• INPUT RECORDS:

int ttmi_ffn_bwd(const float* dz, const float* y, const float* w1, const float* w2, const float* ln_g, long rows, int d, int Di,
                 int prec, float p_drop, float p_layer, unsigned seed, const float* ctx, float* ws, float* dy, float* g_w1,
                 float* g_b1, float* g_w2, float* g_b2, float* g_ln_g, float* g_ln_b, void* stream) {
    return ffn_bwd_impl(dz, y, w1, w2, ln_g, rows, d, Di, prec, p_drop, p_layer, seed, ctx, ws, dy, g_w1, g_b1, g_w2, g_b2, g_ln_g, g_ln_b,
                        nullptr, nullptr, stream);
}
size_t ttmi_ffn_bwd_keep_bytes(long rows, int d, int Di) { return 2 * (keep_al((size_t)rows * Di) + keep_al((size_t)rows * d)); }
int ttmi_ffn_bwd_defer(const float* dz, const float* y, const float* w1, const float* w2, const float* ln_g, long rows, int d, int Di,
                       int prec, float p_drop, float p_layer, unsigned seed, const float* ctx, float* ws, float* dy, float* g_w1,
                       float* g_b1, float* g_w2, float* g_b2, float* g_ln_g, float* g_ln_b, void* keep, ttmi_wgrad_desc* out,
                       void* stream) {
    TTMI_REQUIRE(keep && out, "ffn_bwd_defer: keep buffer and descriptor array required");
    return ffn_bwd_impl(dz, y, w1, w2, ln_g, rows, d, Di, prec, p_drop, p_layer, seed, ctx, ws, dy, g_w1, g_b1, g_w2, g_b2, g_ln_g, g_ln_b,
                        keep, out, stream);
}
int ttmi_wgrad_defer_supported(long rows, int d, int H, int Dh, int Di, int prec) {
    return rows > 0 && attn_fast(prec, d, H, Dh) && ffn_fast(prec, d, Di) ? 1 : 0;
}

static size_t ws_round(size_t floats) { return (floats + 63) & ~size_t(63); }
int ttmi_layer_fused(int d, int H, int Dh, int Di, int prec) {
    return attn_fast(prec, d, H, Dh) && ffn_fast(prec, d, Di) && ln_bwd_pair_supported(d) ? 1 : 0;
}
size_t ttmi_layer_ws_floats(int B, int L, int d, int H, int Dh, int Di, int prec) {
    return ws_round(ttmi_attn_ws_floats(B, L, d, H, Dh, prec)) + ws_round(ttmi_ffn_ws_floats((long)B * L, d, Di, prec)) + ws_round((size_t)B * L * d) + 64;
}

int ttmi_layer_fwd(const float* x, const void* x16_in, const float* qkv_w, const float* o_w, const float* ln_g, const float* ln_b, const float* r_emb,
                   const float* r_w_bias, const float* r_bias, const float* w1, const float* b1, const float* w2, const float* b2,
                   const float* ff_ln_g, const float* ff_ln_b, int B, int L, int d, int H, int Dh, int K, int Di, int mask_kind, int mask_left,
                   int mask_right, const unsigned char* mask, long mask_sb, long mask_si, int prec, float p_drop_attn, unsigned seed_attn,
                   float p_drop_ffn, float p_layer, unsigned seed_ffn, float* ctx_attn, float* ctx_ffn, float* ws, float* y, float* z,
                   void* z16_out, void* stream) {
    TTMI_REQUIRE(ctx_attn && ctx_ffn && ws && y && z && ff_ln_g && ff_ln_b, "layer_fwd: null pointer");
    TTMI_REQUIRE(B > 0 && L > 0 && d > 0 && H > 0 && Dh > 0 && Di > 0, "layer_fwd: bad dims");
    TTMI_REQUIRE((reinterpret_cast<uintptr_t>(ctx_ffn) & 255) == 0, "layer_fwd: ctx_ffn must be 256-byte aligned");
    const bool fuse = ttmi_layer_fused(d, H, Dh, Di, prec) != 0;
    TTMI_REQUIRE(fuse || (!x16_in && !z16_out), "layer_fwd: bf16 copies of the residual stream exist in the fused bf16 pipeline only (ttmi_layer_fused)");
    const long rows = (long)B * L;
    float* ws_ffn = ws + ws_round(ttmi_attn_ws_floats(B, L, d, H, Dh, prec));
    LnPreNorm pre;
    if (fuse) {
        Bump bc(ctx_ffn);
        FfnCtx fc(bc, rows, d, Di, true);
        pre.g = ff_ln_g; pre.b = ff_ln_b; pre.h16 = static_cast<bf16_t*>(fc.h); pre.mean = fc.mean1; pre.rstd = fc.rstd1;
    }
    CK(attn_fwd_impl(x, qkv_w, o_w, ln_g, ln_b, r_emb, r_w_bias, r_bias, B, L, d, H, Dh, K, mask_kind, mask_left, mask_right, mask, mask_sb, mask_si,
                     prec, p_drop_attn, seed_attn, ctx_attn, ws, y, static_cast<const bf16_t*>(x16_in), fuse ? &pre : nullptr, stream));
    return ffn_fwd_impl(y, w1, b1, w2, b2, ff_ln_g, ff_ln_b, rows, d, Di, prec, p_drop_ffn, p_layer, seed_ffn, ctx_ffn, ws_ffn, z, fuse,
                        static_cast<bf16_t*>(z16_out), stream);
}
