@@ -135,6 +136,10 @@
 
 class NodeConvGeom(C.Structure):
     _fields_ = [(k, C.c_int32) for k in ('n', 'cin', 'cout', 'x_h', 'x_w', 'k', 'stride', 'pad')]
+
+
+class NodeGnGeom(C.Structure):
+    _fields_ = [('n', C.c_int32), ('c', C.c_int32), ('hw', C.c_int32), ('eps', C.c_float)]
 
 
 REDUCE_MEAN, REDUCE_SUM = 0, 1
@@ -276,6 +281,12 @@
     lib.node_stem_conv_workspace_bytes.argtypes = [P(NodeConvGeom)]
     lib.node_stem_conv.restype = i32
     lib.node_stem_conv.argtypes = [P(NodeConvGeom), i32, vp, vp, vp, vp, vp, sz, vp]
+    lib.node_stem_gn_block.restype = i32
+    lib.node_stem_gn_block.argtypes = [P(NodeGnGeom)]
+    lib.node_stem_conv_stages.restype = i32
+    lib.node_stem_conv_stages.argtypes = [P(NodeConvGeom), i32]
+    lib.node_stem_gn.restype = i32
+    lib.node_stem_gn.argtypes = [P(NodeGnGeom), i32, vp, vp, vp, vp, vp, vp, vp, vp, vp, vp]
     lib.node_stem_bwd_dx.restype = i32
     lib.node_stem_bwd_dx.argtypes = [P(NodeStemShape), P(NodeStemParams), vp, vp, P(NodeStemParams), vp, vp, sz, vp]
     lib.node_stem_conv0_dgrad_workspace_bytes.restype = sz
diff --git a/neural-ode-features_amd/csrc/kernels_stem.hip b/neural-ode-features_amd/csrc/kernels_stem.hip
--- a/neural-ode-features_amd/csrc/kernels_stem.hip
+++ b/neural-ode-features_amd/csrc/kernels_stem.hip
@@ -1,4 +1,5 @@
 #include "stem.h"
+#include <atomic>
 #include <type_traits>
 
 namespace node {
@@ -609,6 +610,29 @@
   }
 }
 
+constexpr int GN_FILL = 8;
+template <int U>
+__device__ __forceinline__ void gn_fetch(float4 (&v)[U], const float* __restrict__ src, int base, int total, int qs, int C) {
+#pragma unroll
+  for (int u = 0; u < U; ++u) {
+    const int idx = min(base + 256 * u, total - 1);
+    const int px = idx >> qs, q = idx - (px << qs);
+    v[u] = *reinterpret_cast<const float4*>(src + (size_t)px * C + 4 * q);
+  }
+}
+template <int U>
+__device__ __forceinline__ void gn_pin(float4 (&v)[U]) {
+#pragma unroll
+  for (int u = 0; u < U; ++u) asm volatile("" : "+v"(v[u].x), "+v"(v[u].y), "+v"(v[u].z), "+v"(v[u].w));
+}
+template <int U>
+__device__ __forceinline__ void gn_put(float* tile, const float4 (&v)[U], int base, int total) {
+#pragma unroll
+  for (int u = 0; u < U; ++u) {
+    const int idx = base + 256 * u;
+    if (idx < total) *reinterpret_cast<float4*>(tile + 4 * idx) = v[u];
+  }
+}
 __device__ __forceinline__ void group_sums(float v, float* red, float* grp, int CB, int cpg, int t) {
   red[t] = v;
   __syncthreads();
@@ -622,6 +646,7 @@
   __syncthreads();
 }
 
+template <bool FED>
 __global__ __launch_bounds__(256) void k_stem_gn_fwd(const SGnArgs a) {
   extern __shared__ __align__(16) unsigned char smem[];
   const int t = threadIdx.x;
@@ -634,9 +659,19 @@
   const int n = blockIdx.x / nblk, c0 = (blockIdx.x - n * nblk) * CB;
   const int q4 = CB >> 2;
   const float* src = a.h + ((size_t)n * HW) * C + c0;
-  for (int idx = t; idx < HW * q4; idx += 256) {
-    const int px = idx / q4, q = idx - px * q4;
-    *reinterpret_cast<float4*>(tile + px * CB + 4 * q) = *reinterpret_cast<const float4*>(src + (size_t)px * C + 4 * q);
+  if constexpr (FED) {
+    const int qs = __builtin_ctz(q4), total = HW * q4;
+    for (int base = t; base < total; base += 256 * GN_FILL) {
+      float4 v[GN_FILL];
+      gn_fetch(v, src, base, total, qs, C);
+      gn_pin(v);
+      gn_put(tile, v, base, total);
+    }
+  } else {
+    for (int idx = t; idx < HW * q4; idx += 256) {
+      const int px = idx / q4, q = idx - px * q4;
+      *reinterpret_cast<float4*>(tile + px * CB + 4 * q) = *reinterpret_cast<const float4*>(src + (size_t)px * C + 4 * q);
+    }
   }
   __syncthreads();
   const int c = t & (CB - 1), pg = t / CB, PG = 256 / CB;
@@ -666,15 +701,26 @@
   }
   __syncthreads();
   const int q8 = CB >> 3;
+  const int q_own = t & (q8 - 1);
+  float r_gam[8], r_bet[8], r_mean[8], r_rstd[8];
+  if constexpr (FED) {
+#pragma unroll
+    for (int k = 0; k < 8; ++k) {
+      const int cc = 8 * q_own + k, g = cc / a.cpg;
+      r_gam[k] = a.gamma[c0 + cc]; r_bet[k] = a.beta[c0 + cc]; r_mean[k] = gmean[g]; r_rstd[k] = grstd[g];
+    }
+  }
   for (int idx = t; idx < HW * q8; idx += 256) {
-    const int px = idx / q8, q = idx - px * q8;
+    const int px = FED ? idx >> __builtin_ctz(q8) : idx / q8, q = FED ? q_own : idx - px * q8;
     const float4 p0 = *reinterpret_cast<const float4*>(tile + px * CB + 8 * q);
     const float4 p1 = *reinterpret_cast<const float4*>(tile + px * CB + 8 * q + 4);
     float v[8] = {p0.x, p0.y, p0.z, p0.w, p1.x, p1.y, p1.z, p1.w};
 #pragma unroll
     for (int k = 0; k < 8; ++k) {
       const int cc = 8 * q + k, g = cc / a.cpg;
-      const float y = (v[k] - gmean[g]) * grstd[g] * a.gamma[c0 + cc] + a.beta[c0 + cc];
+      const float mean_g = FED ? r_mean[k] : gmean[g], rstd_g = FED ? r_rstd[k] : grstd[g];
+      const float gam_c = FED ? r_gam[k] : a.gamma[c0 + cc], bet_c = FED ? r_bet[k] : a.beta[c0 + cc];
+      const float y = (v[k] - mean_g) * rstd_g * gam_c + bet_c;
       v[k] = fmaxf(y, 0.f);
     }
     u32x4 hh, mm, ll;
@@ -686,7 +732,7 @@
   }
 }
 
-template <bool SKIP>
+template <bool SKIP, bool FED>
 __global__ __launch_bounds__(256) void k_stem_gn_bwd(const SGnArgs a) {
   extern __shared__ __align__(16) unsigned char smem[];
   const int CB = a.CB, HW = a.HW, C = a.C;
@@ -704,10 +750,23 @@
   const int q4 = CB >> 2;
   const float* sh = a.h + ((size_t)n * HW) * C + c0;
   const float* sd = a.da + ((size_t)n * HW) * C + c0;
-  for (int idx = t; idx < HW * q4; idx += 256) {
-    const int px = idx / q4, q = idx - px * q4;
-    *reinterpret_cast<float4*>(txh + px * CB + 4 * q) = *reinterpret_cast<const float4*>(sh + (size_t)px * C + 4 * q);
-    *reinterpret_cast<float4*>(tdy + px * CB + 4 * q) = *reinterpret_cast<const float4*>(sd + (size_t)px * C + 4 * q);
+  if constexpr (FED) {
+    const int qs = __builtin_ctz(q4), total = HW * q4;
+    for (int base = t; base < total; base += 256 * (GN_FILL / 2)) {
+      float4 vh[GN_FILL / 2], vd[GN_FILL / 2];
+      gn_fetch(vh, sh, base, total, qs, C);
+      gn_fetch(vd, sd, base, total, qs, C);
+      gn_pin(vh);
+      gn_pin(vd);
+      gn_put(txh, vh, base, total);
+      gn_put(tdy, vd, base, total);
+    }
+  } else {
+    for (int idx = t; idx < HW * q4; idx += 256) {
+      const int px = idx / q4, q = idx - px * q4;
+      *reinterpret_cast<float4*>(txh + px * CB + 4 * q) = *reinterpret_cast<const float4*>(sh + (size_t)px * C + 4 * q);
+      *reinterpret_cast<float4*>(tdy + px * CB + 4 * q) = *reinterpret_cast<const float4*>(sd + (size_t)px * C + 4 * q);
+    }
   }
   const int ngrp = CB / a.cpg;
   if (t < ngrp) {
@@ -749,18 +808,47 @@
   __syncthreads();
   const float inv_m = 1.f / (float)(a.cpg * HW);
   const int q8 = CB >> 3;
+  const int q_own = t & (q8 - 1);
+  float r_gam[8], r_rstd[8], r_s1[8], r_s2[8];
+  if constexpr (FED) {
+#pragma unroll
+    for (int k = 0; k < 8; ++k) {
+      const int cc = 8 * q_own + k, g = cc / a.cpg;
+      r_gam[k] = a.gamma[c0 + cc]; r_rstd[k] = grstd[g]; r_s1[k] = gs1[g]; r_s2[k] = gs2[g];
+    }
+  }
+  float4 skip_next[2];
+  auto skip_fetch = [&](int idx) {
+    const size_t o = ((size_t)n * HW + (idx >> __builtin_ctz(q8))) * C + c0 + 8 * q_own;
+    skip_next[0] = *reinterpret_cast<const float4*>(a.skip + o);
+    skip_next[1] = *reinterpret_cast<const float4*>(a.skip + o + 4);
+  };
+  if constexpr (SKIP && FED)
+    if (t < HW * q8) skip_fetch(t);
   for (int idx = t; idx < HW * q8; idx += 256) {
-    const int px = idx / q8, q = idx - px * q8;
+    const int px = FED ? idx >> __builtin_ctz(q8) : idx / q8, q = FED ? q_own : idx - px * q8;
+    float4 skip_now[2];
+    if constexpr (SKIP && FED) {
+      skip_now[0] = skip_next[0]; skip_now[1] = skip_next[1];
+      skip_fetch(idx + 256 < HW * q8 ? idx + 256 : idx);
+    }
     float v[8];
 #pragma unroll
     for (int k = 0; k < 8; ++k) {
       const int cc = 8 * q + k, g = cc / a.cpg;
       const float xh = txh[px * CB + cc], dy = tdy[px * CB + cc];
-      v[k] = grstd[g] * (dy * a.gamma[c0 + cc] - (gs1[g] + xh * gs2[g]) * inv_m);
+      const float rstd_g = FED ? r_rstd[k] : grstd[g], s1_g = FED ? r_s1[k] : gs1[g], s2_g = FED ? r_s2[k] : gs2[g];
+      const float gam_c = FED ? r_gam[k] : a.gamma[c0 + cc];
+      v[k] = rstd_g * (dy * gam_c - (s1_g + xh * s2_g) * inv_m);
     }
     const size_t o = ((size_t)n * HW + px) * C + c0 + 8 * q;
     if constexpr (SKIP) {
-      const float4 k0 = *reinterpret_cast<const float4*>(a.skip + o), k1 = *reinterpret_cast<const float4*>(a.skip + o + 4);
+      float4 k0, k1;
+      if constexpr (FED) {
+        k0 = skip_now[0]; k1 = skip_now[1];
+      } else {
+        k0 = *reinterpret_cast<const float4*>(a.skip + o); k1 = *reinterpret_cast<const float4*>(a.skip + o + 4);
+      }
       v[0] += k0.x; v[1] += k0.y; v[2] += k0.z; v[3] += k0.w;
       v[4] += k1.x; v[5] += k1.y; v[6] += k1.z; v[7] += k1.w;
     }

• YOUR INSTRUCTIONS: All lines above with "Structure" in them should be returned.

• WRITTEN ANSWER:
 class NodeConvGeom(C.Structure):
+class NodeGnGeom(C.Structure):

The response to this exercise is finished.